The French have every reason to cheer about this. President François Hollande can argue that he brought home the bacon for a much-needed economic boost. It has been predicted that thousands of jobs will be created in Cherbourg, Nantes and Lorient (all in all 4,000). Dirigisme has worked again. The return to Australia, for seeking out a contract of minimal worth in security, but considerable cost to the budget, will be far poorer. History will record it as one of the most expensive public endeavours in Australian history, and a risky one at that.
Submarine projects have a habit of being bungled in execution and costly in consequence. Spain’s S-80 Isaac Peral Submarine, hailed initially as the most advanced non-nuclear submarine in the world, cost $680 million and was found to be 75 to 100 tons overweight. According to the good engineers at Navantia, the firm responsible for what the Spanish Ministry of Defence called “deviations,” such a difference was critical enough to prevent resurfacing after submergence.

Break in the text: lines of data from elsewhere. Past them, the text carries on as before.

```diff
+CS_PM_FN void so3_exp(const double w[3], double R[9]) {
+    double theta = sqrt(w[0] * w[0] + w[1] * w[1] + w[2] * w[2]);
+    if (theta == 0) {
+        R[0] = 1, R[1] = 0, R[2] = 0, R[3] = 0, R[4] = 1, R[5] = 0, R[6] = 0, R[7] = 0, R[8] = 1;
+        return;
+    }
+    double hw0 = w[0] / theta, hw1 = w[1] / theta, hw2 = w[2] / theta;
+    double st, ct;
+    if (theta < 0.5) {
+        const double x2 = theta * theta;
+        double ps = 1.0 / 355687428096000.0;
+        ps = ps * x2 - 1.0 / 1307674368000.0;
+        ps = ps * x2 + 1.0 / 6227020800.0;
+        ps = ps * x2 - 1.0 / 39916800.0;
+        ps = ps * x2 + 1.0 / 362880.0;
+        ps = ps * x2 - 1.0 / 5040.0;
+        ps = ps * x2 + 1.0 / 120.0;
+        ps = ps * x2 - 1.0 / 6.0;
+        st = theta + theta * (x2 * ps);
+        double pc = 1.0 / 20922789888000.0;
+        pc = pc * x2 - 1.0 / 87178291200.0;
+        pc = pc * x2 + 1.0 / 479001600.0;
+        pc = pc * x2 - 1.0 / 3628800.0;
+        pc = pc * x2 + 1.0 / 40320.0;
+        pc = pc * x2 - 1.0 / 720.0;
+        pc = pc * x2 + 1.0 / 24.0;
+        const double c = 1.0 - (0.5 * x2 - x2 * x2 * pc);
+        ct = 1 - c;
+    } else {
+        st = sin(theta);
+        ct = 1 - cos(theta);
+    }
+    double hw0hw0 = hw0 * hw0, hw0hw1 = hw0 * hw1, hw0hw2 = hw0 * hw2;
+    double hw1hw1 = hw1 * hw1, hw1hw2 = hw1 * hw2, hw2hw2 = hw2 * hw2;
+    R[0] = -ct * hw1hw1 - ct * hw2hw2 + 1;
+    R[1] = ct * hw0hw1 - st * hw2;
+    R[2] = st * hw1 + ct * hw0hw2;
+    R[3] = st * hw2 + ct * hw0hw1;
+    R[4] = -ct * hw0hw0 - ct * hw2hw2 + 1;
+    R[5] = ct * hw1hw2 - st * hw0;
+    R[6] = ct * hw0hw2 - st * hw1;
+    R[7] = st * hw0 + ct * hw1hw2;
+    R[8] = -ct * hw0hw0 - ct * hw1hw1 + 1;
+}
+
+CS_PM_FN void mat33AB(const double* A, const double* B, double* C) {
+    double T[9];
+    CS_PM_UNROLL
+    for (int i = 0; i < 3; ++i)
+        CS_PM_UNROLL
+        for (int j = 0; j < 3; ++j) T[3 * i + j] = A[3 * i] * B[j] + A[3 * i + 1] * B[3 + j] + A[3 * i + 2] * B[6 + j];
+    CS_PM_UNROLL
+    for (int i = 0; i < 9; ++i) C[i] = T[i];
+}
+
+template <int K>
+CS_PM_FN void mat33_perturbed(const double* R, double* C) {
+    constexpr int P = (K + 1) % 3, Q = (K + 2) % 3;
+    const double eps = 1e-8;
+    CS_PM_UNROLL
+    for (int i = 0; i < 3; ++i) {
+        const double rp = R[3 * i + P], rq = R[3 * i + Q];
+        C[3 * i + K] = R[3 * i + K];
+        C[3 * i + P] = rp + rq * eps;
+        C[3 * i + Q] = rp * (-eps) + rq;
+    }
+}
diff --git a/coslam_amd/csrc/pose_solve_dev.h b/coslam_amd/csrc/pose_solve_dev.h
--- /dev/null
+++ b/coslam_amd/csrc/pose_solve_dev.h
@@ -0,0 +1,49 @@
+#pragma once
+
+#include "cs_common.h"
+
+#pragma clang fp contract(off)
+
+#ifdef __HIPCC__
+
+__device__ __forceinline__ int solve66_entry(int r, int j) {
+    if (j >= 6) return 21 + r;
+    const int a = r < j ? r : j, b = r < j ? j : r;
+    return a * 6 - (a * (a - 1)) / 2 + (b - a);
+}
+__device__ __forceinline__ void solve66_lanes(double (&col)[6], int lane, double* param) {
+    const int j = lane;
+#pragma unroll
+    for (int c = 0; c < 6; ++c) {
+        double best = fabs(col[c]);
+        int p = c;
+#pragma unroll
+        for (int rr = c + 1; rr < 6; ++rr) {
+            const double v = fabs(col[rr]);
+            if (v > best) best = v, p = rr;
+        }
+        p = __builtin_amdgcn_readlane(p, c);
+#pragma unroll
+        for (int rr = c + 1; rr < 6; ++rr) {
+            const double a = col[c], b = col[rr];
+            col[c] = p == rr ? b : a;
+            col[rr] = p == rr ? a : b;
+        }
+        const double d = cs_readlane_d(col[c], c);
+        double f[6];
+#pragma unroll
+        for (int rr = 0; rr < 6; ++rr) f[rr] = cs_readlane_d(col[rr], c);
+        const double q = col[c] / d;
+        if (j > c) col[c] = q;
+#pragma unroll
+        for (int rr = 0; rr < 6; ++rr) {
+            if (rr == c) continue;
+            const double e = col[rr] - f[rr] * col[c];
+            if (j > c) col[rr] = e;
+        }
+    }
+#pragma unroll
+    for (int rr = 0; rr < 6; ++rr) param[rr] = cs_readlane_d(col[rr], 6);
+}
+
+#endif
```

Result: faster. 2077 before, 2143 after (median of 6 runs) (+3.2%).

No matter the risks, says Turnbull. This is the traditional bribe needed for his government ahead of an election to shore up votes in South Australia, which is still being promised an indigenous component to the submarine construction. More to the point, it is being sold as a sovereign Australian venture, despite the previous disasters of the Collins submarine program.
In so doing, it also eases matters with the Chinese – if only for the one basic fact that the defence contract did not go to Japan. Tokyo has been making militaristic murmurings for some time, hoping that such an arrangement would boost its defence industry. Hideaki Watanabe, head of the Ministry of Defence’s procurement agency, dejectedly announced that, “We will do a thorough analysis of what impact the result will have on our defence industry.”
Costello is bubbling with enthusiasm. “We set them up in Australia with French technology. We transfer that fully into the company and we require that supporting company in Australia to go on and further develop a bigger business…so that they can in turn come back to support us. So there’s a virtuous cycle that is developed.”
However much a marriage Le Drian deems it, much can change over the course of 50 years. The most important point will be whether the submarines even work. History, on that score, has not smiled favourably on Australian endeavours in that regard.